OWASP API Security - Excessive Data Exposure

• OWASP
• Excessive Data Exposure

If you’re even remotely into web security, you’ve definitely heard of the OWASP Top 10. Think of it as the hall of fame for the worst security disasters haunting web applications. But here’s the catch—APIs got their own horror show, and that’s where the OWASP API Security Top 10 steps in. This bad boy lays out the biggest threats lurking in API-driven systems, like:

• Broken Object Level Authorization
• Broken User Authentication
• Excessive Data Exposure
• Lack of Resources & Rate Limiting
• Broken Function Level Authorization
• Mass Assignment
• Security Misconfiguration
• Injection
• Improper Asset Management
• Insufficient Logging & Monitoring

Some of these threats aren’t exclusive to APIs, but trust me, they hit different when APIs are involved. Today, we’re shining the spotlight on OWASP API #3, Excessive Data Exposure—a sneaky little menace that devs often overlook, but for attackers? It’s a freaking goldmine.

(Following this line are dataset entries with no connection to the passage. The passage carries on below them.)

__device__ __forceinline__ void expand_backup_game(const EngDev& d, int e, int lane) {
    const int t = tree_of(d, e);
    const int g = d.gen[t];
    PyV res{d.res_v[e], d.res_t[e]};
    uint32_t end_id = 0;
    if (d.leaf_flag[e]) {
        const YkS s = ld_state(d.leaf_state + e);
        const uint64_t ihsh = d.leaf_hash[e];
        const uint64_t hsh = d.prior == 1 ? key_hash(s) : 0ull;
        const VInfo vi = valid_info(s, 1);
        const ValidQ valid = valid_q(s);
        const int V = vi.V;
        const int leaf = lane >> 1, h = lane & 1;
        const int st = c_pw.start[leaf], nl = c_pw.len[leaf], G = nl >> 3, R = nl & 7;
        float4 q[PW_GMAX];
        float qt[PW_TMAX];
        float v, mx = 0.f, lse = 0.f;
        const int pidx = (int)d.gstats[(long)e * GST + 0];
        const bool rec = d.rec_pred && (e % d.rec_stride) == 0 && pidx < d.max_exp;
        const long rslot = rec ? (long)(e / d.rec_stride) * d.max_exp + pidx : 0;
        bool masked = false;
        if (d.prior == 0) {
            const float* x = d.logits + (long)e * PI_LD + st;
            const float2 ml = d.mlse[e];
            mx = ml.x;
            lse = ml.y;
            if (d.fparts > 1) {
                float ms = ml.y;
                for (int p = 1; p < d.fparts; p++) {
                    const float2 q = d.mlse[(long)p * d.E + e];
                    const float mm = fmaxf(mx, q.x);
                    if (mm != -INFINITY) {
                        ms = ms * exp_acc(mx - mm) + q.y * exp_acc(q.x - mm);
                        mx = mm;
                    }
                }
                lse = logf(ms);
            }
            static_assert(NBID % 4 == 2 && NCOMB % 4 == 0, "category starts are 2 mod 4");
            const bool score10 = valid.mode == 0 && valid.n >= 10;
#pragma unroll
            for (int j = 0; j < PW_GMAX; j++) {
                const int a = st + 8 * j + 4 * h;
                bool v0, v1, v2, v3;
                if (score10) {
                    const int b0 = a - NBID, b2 = a + 2 - NBID;
                    const bool lo = j < G && b0 >= 0 && !((valid.used >> ((unsigned)b0 / NCOMB)) & 1u);
                    const bool hi = j < G && b2 >= 0 && !((valid.used >> ((unsigned)b2 / NCOMB)) & 1u);
                    v0 = v1 = lo;
                    v2 = v3 = hi;
                } else {
                    v0 = j < G && valid(a);
                    v1 = j < G && valid(a + 1);
                    v2 = j < G && valid(a + 2);
                    v3 = j < G && valid(a + 3);
                }
                float4 x4 = make_float4(0.f, 0.f, 0.f, 0.f);
                if (v0 || v1 || v2 || v3) x4 = *reinterpret_cast<const float4*>(x + 8 * j + 4 * h);
                q[j] = make_float4(v0 ? softmax_p(x4.x, mx, lse) : 0.f, v1 ? softmax_p(x4.y, mx, lse) : 0.f,
                                   v2 ? softmax_p(x4.z, mx, lse) : 0.f, v3 ? softmax_p(x4.w, mx, lse) : 0.f);
            }
#pragma unroll
            for (int r = 0; r < PW_TMAX; r++)
                qt[r] = (h == 0 && r < R && valid(st + 8 * G + r)) ? softmax_p(x[8 * G + r], mx, lse) : 0.f;
            v = d.vpred[e];
            masked = true;
        } else {
#pragma unroll
            for (int j = 0; j < PW_GMAX; j++) {
                const int a = st + 8 * j + 4 * h;
                q[j] = j < G ? make_float4(hash_prior_pi(hsh, a), hash_prior_pi(hsh, a + 1), hash_prior_pi(hsh, a + 2),
                                           hash_prior_pi(hsh, a + 3))
                             : make_float4(0.f, 0.f, 0.f, 0.f);
            }
#pragma unroll
            for (int r = 0; r < PW_TMAX; r++) qt[r] = (h == 0 && r < R) ? hash_prior_pi(hsh, st + 8 * G + r) : 0.f;
            v = hash_prior_v(hsh);
        }
#pragma unroll
        for (int j = 0; j < PW_GMAX; j++) {
            const int a = st + 8 * j + 4 * h;
            if (j < G && !masked) {
                if (!valid(a)) q[j].x = 0.f;
                if (!valid(a + 1)) q[j].y = 0.f;
                if (!valid(a + 2)) q[j].z = 0.f;
                if (!valid(a + 3)) q[j].w = 0.f;
            }
        }
#pragma unroll
        for (int r = 0; r < PW_TMAX; r++)
            if (h == 0 && r < R && !masked && !valid(st + 8 * G + r)) qt[r] = 0.f;
        if (rec) {
            float* rpi = d.rec_pi + rslot * ASIZE;
#pragma unroll
            for (int j = 0; j < PW_GMAX; j++)
                if (j < G) *reinterpret_cast<float4*>(rpi + st + 8 * j + 4 * h) = q[j];
#pragma unroll
            for (int r = 0; r < PW_TMAX; r++)
                if (h == 0 && r < R) rpi[st + 8 * G + r] = qt[r];
            if (lane == 0) {
                d.rec_v[rslot] = v;
                st_state(d.rec_leaf + rslot, s);
            }
        }
        float4 racc = q[0];
#pragma unroll
        for (int j = 1; j < PW_GMAX; j++)
            if (j < G) {
                racc.x += q[j].x;
                racc.y += q[j].y;
                racc.z += q[j].z;
                racc.w += q[j].w;
            }
        const float half = (racc.x + racc.y) + (racc.z + racc.w);
        const float other = xlane<1>(half);
        float lsum = h == 0 ? half + other : other + half;
#pragma unroll
        for (int r = 0; r < PW_TMAX; r++)
            if (r < R) lsum += qt[r];
        lsum = __builtin_bit_cast(float, dpp_mov<0xA0>(__builtin_bit_cast(uint32_t, lsum)));
        float y = xlane<2>(lsum);
        lsum = (lane & 2) ? y + lsum : lsum + y;
        y = xlane<4>(lsum);
        lsum = (lane & 4) ? y + lsum : lsum + y;
        y = xlane<8>(lsum);
        lsum = (lane & 8) ? y + lsum : lsum + y;
        y = xlane<16>(lsum);
        lsum = (lane & 16) ? y + lsum : lsum + y;
        y = xlane<32>(lsum);
        lsum = (lane & 32) ? y + lsum : lsum + y;
        const float sum = lsum;
        const int VP = pad4(V);
        const uint32_t off = d.arena_top[t];
        const uint32_t nid = d.node_count[g * d.T + t];
        bool ok = true;
        if ((int64_t)off + VP > d.AE) {
            if (lane == 0) atomicOr(d.err, ERR_ARENA);
            ok = false;
        }
        if (nid >= (uint32_t)d.NCAP) {
            if (lane == 0) atomicOr(d.err, ERR_NODES);
            ok = false;
        }
        if (ok) {
            float* P = d.arenaP + (long)t * d.AE + off;
            uint16_t* S = d.arenaS + (long)t * d.AE + off;
            const float inv_fallback = V > 0 ? 1.0f / (float)V : 0.0f;
            const float* __restrict__ xr = d.logits + (long)e * PI_LD;
            for (int j0 = lane; j0 < VP; j0 += 256) {
                float xa[4];
                int aa[4];
#pragma unroll
                for (int u = 0; u < 4; u++) {
                    const int j = j0 + 64 * u;
                    aa[u] = j < V ? compact_to_action(vi, j) : 0;
                    xa[u] = (d.prior == 0 && j < V) ? xr[aa[u]] : 0.f;
                }
#pragma unroll
                for (int u = 0; u < 4; u++) {
                    const int j = j0 + 64 * u;
                    if (j < VP) {
                        float p = 0.0f;
                        if (j < V) {
                            const float pa = d.prior == 0 ? softmax_p(xa[u], mx, lse) : hash_prior_pi(hsh, aa[u]);
                            p = sum > 0.0f ? pa / sum : inv_fallback;
                        }
                        P[j] = p;
                        S[j] = 0;
                    }
                }
            }
            if (lane == 0) {
                NodeRec r;
#pragma unroll
                for (int i = 0; i < 8; i++) r.key[i] = s.w[i];
                r.hash = ihsh;
                r.vinfo = pack_vinfo(vi);
                r.p_off = off;
                r.nvalid = (uint32_t)V;
                r.Ns = 0;
                r.pad = 0;
                d.nodes[g][(long)t * d.NCAP + nid] = r;
                if (!insert_index(d, g, t, ihsh, nid)) atomicOr(d.err, ERR_HASH);
            }
            end_id = nid + 1;
            if (lane == 0) {
                d.node_count[g * d.T + t] = nid + 1;
                d.arena_top[t] = off + (uint32_t)VP;
                uint64_t* gs = d.gstats + (long)e * GST;
                gs[0] += 1;
                gs[3] += (uint64_t)V;
                if (nid + 1 > gs[4]) gs[4] = nid + 1;
                if (off + VP > gs[6]) gs[6] = off + VP;
            }
        }
        res = PyV{-(double)v, T_F32};
    } else {
        end_id = d.end_node[e];
    }
    const int depth = d.path_len[e];
    if (depth > 0) {
        NodeRec* nodes = d.nodes[g] + (long)t * d.NCAP;
        Edge* edges = d.edges[g] + (long)t * d.ECAP;
        uint16_t* Sb = d.arenaS + (long)t * d.AE;
        const uint64_t* path = d.path + (long)e * MAXD;
        const uint32_t ne0 = d.edge_count[g * d.T + t];
        uint64_t pe = 0;
        uint16_t sl = 0;
        if (lane < depth) {
            pe = path[lane];
            sl = Sb[pe >> 32];
        }
        const uint32_t pnext = __shfl((uint32_t)pe, (lane + 1) & 63, 64);
        const uint32_t cnode = lane + 1 < depth ? (pnext & ~PATH_DET) + 1 : end_id;
        const uint32_t cbits = ((uint32_t)pe & PATH_DET) ? cnode << 2 : 0u;
        const bool is_new = lane < depth && sl == 0;
        const uint64_t bal = __ballot(is_new);
        const uint32_t eid = ne0 + (uint32_t)__popcll(bal & ((1ull << lane) - 1));
        const uint32_t ne1 = ne0 + (uint32_t)__popcll(bal);
        if (lane < depth) {
            PyV v = res;
            if ((depth - 1 - lane) & 1) v.v = -v.v;
            if (sl) {
                Edge& ed = edges[sl - 1];
                const PyV q = pv_update(PyV{ed.Q, edge_kind(ed.tag)}, ed.N, v);
                ed.Q = q.v;
                ed.tag = q.t | cbits;
                ed.N += 1;
            } else if (eid < (uint32_t)d.ECAP && eid < 65535u) {
                edges[eid] = Edge{v.v, 1u, v.t | cbits};
                Sb[pe >> 32] = (uint16_t)(eid + 1);
            } else {
                atomicOr(d.err, ERR_EDGES);
            }
            nodes[(uint32_t)pe & ~PATH_DET].Ns += 1;
        }
        if (lane == 0) {
            d.edge_count[g * d.T + t] = ne1;
            uint64_t* gs = d.gstats + (long)e * GST;
            if (ne1 > gs[5]) gs[5] = ne1;
            if (is_new && eid < (uint32_t)d.ECAP && eid < 65535u) {
                const uint32_t n = d.root_c[2 * t + 1].z;
                if (n != RV_OFF) {
                    const uint32_t j = (uint32_t)(pe >> 32) - d.root_c[2 * t].y;
                    if (n < (uint32_t)RV_CAP) {
                        d.rv[(long)t * RV_CAP + n] = j | ((eid + 1) << 12);
                        d.root_c[2 * t + 1].z = n + 1;
                    } else {
                        d.root_c[2 * t + 1].z = RV_OFF;
                    }
                }
            }
        }
    }
}

__global__ __launch_bounds__(256) void k_root_sort(EngDev d) {
    constexpr int PT = (RO_CAP + 255) / 256;
    __shared__ uint64_t sk[RO_K];
    __shared__ uint32_t hist[256];
    __shared__ int s_nid, s_need;
    __shared__ uint32_t s_nv, s_cnt;
    __shared__ uint64_t s_prefix;
    const int e = d.e_lo + (int)blockIdx.x;
    if (e >= d.e_hi || d.done[e] || d.idle[e] || !(d.c32 > 0.f)) return;
    const int tid = threadIdx.x, lane = tid & 63;
    const int t = tree_of(d, e);
    const int g = d.gen[t];
    const uint4 rc0 = d.root_c[2 * t];
    if (tid < 64) {
        int nid = rc0.x ? (int)rc0.x - 1 : -1;
        if (nid < 0) {
            const YkS r = ld_state(d.root + e);
            nid = lookup(d, g, t, r, index_hash(r));
        }
        if (tid == 0) {
            s_nid = nid;
            s_nv = 0;
            s_cnt = 0;
        }
    }
    __syncthreads();
    const int nid = s_nid;
    if (nid < 0) return;
    const NodeRec& nd = d.nodes[g][(long)t * d.NCAP + nid];
    const int V = (int)nd.nvalid;
    const uint32_t p_off = nd.p_off;
    if (V <= 256 || V > RO_CAP) return;
    const float* P = d.arenaP + (long)t * d.AE + p_off;
    const uint16_t* S = d.arenaS + (long)t * d.AE + p_off;
    uint32_t* rv = d.rv + (long)t * RV_CAP;
    uint64_t key[PT];
#pragma unroll
    for (int i = 0; i < PT; i++) {
        const int j = tid + 256 * i;
        key[i] = 0;
        if (j < V) {
            key[i] = ((uint64_t)__float_as_uint(P[j]) << 16) | (uint32_t)(0xFFFFu - (uint32_t)j);
            const uint16_t sl = S[j];
            if (sl) {
                const uint32_t pos = atomicAdd(&s_nv, 1u);
                if (pos < (uint32_t)RV_CAP) rv[pos] = (uint32_t)j | ((uint32_t)sl << 12);
            }
        }
    }
    const int K = V < d.ro_k ? V : d.ro_k;
    uint64_t thr = 1;
    if (V > K) {
        uint64_t prefix = 0, mask = 0;
        int need = K;
        for (int sh = 40; sh >= 0; sh -= 8) {
            hist[tid] = 0;
            __syncthreads();
#pragma unroll
            for (int i = 0; i < PT; i++)
                if (key[i] && (key[i] & mask) == prefix) atomicAdd(&hist[(uint32_t)(key[i] >> sh) & 255u], 1u);
            __syncthreads();
            if (tid < 64) {
                const uint32_t h0 = hist[4 * lane], h1 = hist[4 * lane + 1], h2 = hist[4 * lane + 2], h3 = hist[4 * lane + 3];
                const uint32_t own = h0 + h1 + h2 + h3;
                uint32_t suf = own;
#pragma unroll
                for (int o = 1; o < 64; o <<= 1) {
                    const uint32_t x = __shfl_down(suf, o, 64);
                    if (lane + o < 64) suf += x;
                }
                const uint32_t above = suf - own;
                if (above < (uint32_t)need && (uint32_t)need <= suf) {
                    const uint32_t hb[4] = {h0, h1, h2, h3};
                    uint32_t c = above;
                    int b = 3;
                    for (; b > 0; b--) {
                        if (c + hb[b] >= (uint32_t)need) break;
                        c += hb[b];
                    }
                    s_prefix = prefix | ((uint64_t)(4 * lane + b) << sh);
                    s_need = need - (int)c;
                }
            }
            __syncthreads();
            prefix = s_prefix;
            need = s_need;
            mask |= (uint64_t)255 << sh;
        }
        thr = prefix;
    }
#pragma unroll
    for (int i = 0; i < PT; i++)
        if (key[i] && key[i] >= thr) sk[atomicAdd(&s_cnt, 1u)] = key[i];
    int n2 = 64;
    while (n2 < K) n2 <<= 1;
    __syncthreads();
    for (int i = K + tid; i < n2; i += 256) sk[i] = 0;
    __syncthreads();
    for (int size = 2; size <= n2; size <<= 1) {
        for (int stride = size >> 1; stride > 0; stride >>= 1) {
            for (int i = tid; i < n2 / 2; i += 256) {
                const int lo = 2 * i - (i & (stride - 1)), hi = lo + stride;
                const bool desc = (lo & size) == 0;
                const uint64_t a = sk[lo], b = sk[hi];
                if ((a < b) == desc) {
                    sk[lo] = b;
                    sk[hi] = a;
                }
            }
            __syncthreads();
        }
    }
    uint16_t* oj = d.ro_j + (long)t * RO_K;
    float* op = d.ro_p + (long)t * RO_K;
    for (int i = tid; i < K; i += 256) {
        const uint64_t k = sk[i];
        oj[i] = (uint16_t)(0xFFFFu - (uint32_t)(k & 0xFFFFu));
        op[i] = __uint_as_float((uint32_t)(k >> 16));
    }
    if (tid == 0) {
        d.root_c[2 * t] = make_uint4((uint32_t)nid + 1, p_off, (uint32_t)V, (uint32_t)K);
        d.root_c[2 * t + 1] = make_uint4((uint32_t)nd.vinfo, (uint32_t)(nd.vinfo >> 32),
                                         s_nv <= (uint32_t)RV_CAP ? s_nv : RV_OFF, 0);
    }
}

OWASP API Security #3 - Excessive Data Exposure

Excessive Data Exposure is what happens when an API spills way more tea than it should, handing out sensitive info like it’s a clearance sale. I see this slip-up all the time when bug hunting, and honestly, not enough devs take it seriously. Let’s break it down—how it happens, how I spot it, and how you can lock it down before it turns into a disaster.

Imagine this: a web app pings an API for user data, and the API fires back a response. That response gets displayed in the user’s browser. Simple, right?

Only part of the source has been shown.